> [Exercise requirements]:
Pull each line holding "accumulate" out of the entries below.

> [Dataset records]:

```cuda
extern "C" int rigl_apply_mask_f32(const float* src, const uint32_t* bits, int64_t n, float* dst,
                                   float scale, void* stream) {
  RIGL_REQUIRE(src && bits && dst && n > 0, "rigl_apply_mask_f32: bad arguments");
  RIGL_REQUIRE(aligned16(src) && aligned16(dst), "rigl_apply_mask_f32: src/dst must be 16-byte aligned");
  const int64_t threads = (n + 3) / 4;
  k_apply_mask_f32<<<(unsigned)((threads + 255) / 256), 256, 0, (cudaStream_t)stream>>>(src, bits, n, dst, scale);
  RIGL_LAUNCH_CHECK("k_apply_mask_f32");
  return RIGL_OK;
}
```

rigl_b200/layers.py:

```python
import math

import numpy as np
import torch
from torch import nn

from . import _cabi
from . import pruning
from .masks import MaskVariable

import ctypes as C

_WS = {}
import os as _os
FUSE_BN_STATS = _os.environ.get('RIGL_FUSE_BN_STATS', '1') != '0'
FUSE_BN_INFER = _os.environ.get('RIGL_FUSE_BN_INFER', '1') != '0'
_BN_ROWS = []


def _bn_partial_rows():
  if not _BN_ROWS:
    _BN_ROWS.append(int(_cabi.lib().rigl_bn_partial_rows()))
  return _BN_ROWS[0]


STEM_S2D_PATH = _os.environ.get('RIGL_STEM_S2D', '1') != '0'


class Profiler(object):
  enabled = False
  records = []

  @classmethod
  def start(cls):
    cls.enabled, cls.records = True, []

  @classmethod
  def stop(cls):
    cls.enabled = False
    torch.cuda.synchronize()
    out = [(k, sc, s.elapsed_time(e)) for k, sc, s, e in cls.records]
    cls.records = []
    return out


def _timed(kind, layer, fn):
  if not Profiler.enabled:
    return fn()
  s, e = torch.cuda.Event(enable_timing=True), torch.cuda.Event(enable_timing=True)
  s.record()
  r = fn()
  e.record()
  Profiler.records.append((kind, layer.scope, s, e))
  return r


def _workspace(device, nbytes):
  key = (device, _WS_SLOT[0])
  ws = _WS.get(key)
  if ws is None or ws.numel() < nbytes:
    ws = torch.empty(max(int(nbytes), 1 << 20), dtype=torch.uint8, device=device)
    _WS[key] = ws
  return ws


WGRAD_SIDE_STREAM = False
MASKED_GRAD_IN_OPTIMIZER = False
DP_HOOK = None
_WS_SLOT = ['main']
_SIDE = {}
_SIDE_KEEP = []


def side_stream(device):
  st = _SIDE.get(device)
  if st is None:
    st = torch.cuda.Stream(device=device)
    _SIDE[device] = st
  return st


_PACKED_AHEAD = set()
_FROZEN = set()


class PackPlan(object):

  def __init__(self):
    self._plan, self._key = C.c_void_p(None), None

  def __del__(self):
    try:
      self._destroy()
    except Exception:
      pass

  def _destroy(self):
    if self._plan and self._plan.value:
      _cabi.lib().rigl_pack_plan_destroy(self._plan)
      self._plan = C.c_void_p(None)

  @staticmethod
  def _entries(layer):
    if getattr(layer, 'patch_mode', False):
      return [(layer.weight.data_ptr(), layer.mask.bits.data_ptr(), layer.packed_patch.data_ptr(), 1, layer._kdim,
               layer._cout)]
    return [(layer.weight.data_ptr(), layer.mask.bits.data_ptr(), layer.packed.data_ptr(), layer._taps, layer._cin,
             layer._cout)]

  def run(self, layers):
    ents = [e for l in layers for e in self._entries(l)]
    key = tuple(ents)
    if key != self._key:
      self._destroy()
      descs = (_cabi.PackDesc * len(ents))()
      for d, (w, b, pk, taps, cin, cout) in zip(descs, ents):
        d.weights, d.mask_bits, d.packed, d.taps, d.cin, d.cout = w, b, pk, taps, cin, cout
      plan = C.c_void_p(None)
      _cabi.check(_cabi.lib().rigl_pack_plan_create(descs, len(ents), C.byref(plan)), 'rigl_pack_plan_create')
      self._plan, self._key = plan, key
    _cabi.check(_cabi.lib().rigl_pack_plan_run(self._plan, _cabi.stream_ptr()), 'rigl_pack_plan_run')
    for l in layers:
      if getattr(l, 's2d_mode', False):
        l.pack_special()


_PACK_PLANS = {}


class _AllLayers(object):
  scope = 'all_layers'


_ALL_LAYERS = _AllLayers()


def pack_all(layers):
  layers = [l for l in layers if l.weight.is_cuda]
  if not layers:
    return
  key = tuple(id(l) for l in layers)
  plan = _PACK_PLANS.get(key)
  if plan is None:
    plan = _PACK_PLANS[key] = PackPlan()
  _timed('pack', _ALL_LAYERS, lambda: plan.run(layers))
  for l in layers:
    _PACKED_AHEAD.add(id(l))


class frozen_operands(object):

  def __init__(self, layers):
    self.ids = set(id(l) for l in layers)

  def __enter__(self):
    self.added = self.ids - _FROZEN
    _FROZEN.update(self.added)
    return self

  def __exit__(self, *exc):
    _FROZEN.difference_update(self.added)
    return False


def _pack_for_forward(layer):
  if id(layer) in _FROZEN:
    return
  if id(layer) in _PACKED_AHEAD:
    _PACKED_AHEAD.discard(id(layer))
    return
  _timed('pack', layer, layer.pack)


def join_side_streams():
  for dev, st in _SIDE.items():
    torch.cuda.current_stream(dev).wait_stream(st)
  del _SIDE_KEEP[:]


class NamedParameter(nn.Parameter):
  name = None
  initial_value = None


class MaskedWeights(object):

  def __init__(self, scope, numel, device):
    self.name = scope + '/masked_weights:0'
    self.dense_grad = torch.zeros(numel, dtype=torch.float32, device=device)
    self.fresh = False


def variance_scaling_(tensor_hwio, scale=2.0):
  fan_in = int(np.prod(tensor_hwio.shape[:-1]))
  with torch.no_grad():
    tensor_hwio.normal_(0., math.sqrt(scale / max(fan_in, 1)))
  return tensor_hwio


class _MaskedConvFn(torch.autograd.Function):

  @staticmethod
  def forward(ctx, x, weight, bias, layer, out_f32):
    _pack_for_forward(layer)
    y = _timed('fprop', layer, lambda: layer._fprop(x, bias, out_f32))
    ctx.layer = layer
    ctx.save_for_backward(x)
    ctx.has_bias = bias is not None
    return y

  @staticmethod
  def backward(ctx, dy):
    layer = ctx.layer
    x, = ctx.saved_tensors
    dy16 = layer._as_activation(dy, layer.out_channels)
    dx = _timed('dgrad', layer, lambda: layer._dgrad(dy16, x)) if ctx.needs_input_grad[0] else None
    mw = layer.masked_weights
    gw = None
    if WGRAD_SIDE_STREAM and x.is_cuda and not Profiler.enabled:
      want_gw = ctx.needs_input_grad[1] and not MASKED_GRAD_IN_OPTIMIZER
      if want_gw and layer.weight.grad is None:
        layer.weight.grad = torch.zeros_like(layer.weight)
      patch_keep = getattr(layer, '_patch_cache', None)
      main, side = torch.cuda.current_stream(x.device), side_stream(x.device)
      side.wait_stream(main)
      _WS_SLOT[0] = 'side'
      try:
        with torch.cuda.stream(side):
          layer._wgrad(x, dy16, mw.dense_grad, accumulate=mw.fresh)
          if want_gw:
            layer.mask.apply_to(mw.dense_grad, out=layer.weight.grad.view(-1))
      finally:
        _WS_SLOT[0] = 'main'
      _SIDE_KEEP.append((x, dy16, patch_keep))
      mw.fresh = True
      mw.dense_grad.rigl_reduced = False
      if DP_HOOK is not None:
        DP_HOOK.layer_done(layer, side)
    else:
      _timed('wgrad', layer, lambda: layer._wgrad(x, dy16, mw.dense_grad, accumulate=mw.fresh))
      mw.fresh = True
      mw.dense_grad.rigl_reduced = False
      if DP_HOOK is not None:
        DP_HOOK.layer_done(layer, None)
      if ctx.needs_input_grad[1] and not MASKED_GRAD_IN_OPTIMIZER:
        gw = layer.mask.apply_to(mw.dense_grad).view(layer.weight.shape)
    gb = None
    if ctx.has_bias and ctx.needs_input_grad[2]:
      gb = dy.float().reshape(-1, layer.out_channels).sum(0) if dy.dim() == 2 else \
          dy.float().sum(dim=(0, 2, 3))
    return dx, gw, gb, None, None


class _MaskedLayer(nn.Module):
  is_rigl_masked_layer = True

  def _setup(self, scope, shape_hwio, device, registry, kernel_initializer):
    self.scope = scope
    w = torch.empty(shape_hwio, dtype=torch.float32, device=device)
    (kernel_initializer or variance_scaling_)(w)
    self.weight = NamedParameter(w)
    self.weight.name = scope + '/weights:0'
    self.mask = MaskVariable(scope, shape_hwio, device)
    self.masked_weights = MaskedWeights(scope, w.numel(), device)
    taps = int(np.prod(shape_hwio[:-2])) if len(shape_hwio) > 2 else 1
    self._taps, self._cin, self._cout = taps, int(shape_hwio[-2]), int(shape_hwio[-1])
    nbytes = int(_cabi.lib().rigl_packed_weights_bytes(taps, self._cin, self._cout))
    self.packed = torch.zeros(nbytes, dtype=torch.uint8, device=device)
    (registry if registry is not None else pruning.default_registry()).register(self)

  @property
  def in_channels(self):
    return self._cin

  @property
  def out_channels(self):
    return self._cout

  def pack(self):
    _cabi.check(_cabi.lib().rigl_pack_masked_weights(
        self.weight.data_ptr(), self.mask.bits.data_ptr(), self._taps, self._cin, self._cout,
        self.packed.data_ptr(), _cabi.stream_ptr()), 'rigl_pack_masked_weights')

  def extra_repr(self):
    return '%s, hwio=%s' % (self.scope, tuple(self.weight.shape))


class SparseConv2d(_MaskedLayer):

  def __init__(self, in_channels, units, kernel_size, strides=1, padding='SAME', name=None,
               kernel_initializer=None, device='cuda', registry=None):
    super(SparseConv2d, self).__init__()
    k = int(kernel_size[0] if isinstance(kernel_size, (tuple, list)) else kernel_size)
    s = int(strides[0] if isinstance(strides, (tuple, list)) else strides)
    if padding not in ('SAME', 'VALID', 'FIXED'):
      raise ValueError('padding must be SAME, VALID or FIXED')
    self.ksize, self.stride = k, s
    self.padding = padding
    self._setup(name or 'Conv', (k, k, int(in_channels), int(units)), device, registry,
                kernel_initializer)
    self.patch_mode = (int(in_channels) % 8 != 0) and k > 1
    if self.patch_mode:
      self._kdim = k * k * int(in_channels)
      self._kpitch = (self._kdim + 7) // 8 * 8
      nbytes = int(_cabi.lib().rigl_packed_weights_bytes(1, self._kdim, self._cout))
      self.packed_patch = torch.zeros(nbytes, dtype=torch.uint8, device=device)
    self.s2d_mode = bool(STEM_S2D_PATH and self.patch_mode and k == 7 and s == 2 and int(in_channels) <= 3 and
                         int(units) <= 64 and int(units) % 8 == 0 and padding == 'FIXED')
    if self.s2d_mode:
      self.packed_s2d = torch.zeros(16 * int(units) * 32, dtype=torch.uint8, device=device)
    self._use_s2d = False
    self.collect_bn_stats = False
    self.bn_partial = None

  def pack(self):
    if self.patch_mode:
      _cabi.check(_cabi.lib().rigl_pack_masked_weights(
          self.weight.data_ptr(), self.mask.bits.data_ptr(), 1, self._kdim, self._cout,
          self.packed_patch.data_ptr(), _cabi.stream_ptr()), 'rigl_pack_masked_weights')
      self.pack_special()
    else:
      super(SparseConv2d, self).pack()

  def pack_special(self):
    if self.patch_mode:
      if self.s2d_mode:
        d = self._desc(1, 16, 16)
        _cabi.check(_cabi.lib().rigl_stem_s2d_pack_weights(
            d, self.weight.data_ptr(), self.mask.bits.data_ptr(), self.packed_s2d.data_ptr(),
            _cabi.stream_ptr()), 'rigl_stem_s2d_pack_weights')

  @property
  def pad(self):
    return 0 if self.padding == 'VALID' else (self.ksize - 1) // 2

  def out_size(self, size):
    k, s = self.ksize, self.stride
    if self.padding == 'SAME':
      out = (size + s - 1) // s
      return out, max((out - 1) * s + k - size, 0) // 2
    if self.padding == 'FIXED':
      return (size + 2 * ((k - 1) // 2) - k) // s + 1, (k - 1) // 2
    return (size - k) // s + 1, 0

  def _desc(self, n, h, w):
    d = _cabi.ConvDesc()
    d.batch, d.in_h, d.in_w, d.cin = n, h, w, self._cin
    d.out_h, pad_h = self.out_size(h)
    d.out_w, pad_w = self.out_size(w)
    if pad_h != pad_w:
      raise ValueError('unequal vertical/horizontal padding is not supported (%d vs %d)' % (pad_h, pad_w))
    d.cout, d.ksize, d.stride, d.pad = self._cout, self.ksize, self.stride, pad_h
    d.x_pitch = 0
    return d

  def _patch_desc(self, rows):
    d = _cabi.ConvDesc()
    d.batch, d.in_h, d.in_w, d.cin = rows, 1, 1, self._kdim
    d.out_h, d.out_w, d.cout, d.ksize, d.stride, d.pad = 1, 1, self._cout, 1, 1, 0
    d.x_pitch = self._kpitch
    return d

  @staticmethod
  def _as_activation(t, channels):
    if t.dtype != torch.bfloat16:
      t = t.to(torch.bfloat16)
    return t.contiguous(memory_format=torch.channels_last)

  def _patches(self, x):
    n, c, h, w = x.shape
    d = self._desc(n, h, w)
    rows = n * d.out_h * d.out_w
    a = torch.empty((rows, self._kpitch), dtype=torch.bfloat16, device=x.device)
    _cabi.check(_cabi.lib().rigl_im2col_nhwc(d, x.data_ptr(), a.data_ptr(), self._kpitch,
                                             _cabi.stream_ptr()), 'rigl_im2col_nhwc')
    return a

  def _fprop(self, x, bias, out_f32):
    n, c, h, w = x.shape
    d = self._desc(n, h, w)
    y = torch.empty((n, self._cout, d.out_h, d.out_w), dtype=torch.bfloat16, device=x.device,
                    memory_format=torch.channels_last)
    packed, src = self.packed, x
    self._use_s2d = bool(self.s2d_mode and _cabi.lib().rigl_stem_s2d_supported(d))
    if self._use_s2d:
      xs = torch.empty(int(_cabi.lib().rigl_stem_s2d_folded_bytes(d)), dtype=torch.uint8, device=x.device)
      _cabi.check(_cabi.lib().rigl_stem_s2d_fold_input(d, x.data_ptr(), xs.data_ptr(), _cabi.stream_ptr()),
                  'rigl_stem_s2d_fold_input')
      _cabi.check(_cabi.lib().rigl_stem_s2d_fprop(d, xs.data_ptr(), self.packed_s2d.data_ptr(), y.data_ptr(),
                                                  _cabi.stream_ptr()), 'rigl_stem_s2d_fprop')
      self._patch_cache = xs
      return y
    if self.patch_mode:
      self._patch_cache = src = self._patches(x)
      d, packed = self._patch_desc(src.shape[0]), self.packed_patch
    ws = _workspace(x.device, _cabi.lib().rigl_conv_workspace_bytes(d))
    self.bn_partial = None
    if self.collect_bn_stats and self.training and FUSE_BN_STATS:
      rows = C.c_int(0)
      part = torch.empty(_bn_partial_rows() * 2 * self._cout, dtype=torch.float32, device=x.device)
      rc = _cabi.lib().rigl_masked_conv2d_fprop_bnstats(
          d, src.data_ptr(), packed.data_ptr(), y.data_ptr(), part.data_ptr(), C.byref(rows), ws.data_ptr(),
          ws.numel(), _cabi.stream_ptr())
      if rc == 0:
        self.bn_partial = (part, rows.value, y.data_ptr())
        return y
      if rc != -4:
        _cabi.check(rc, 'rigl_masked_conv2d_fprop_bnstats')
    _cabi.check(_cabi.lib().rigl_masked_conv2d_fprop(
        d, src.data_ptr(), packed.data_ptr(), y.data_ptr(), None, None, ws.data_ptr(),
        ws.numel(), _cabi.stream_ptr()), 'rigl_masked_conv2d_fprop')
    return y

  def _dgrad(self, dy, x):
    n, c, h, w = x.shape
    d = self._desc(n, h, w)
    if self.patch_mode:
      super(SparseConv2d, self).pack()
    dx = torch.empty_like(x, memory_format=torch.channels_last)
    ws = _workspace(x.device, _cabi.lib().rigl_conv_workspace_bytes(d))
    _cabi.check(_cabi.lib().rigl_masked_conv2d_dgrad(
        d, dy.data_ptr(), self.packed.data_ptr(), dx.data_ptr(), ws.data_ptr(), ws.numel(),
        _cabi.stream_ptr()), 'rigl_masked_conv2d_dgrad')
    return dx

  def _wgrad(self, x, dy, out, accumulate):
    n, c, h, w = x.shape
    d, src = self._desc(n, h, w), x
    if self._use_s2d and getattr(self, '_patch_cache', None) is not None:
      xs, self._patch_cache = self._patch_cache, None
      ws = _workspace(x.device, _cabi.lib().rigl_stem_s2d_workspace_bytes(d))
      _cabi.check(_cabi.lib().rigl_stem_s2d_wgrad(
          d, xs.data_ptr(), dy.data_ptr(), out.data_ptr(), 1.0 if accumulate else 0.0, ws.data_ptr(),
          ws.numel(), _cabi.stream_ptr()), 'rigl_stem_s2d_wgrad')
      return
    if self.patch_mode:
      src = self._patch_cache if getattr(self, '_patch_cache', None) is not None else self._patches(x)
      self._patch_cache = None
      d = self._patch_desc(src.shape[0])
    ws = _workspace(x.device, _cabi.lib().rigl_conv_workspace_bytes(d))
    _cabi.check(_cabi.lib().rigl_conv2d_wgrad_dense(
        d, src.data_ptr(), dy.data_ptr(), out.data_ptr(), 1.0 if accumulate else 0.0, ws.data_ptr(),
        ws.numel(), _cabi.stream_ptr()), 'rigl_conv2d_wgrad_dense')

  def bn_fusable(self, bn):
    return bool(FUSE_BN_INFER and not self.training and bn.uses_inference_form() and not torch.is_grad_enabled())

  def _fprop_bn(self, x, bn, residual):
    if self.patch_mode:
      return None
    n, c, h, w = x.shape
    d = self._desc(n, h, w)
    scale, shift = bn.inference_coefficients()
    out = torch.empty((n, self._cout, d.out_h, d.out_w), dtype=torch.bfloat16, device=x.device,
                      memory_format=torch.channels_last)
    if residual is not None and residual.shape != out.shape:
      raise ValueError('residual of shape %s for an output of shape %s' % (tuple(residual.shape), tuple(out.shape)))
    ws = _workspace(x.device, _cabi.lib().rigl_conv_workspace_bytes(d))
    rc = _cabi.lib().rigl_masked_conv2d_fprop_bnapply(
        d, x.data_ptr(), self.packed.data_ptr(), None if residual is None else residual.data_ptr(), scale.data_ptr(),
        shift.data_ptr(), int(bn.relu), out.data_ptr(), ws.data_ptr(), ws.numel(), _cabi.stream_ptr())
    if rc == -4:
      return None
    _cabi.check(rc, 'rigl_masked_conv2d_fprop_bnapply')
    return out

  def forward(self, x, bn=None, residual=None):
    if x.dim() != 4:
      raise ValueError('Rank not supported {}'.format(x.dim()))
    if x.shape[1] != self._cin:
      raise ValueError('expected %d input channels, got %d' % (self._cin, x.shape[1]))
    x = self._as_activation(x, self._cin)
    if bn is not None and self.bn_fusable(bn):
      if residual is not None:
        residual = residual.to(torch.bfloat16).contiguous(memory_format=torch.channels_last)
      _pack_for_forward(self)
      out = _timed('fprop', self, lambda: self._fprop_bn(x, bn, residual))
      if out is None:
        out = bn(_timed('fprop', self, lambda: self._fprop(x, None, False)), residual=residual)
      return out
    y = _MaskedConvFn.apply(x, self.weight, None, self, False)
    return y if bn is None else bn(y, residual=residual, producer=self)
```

> [Result for this task]:
          layer._wgrad(x, dy16, mw.dense_grad, accumulate=mw.fresh)
      _timed('wgrad', layer, lambda: layer._wgrad(x, dy16, mw.dense_grad, accumulate=mw.fresh))
  def _wgrad(self, x, dy, out, accumulate):
          d, xs.data_ptr(), dy.data_ptr(), out.data_ptr(), 1.0 if accumulate else 0.0, ws.data_ptr(),
        d, src.data_ptr(), dy.data_ptr(), out.data_ptr(), 1.0 if accumulate else 0.0, ws.data_ptr(),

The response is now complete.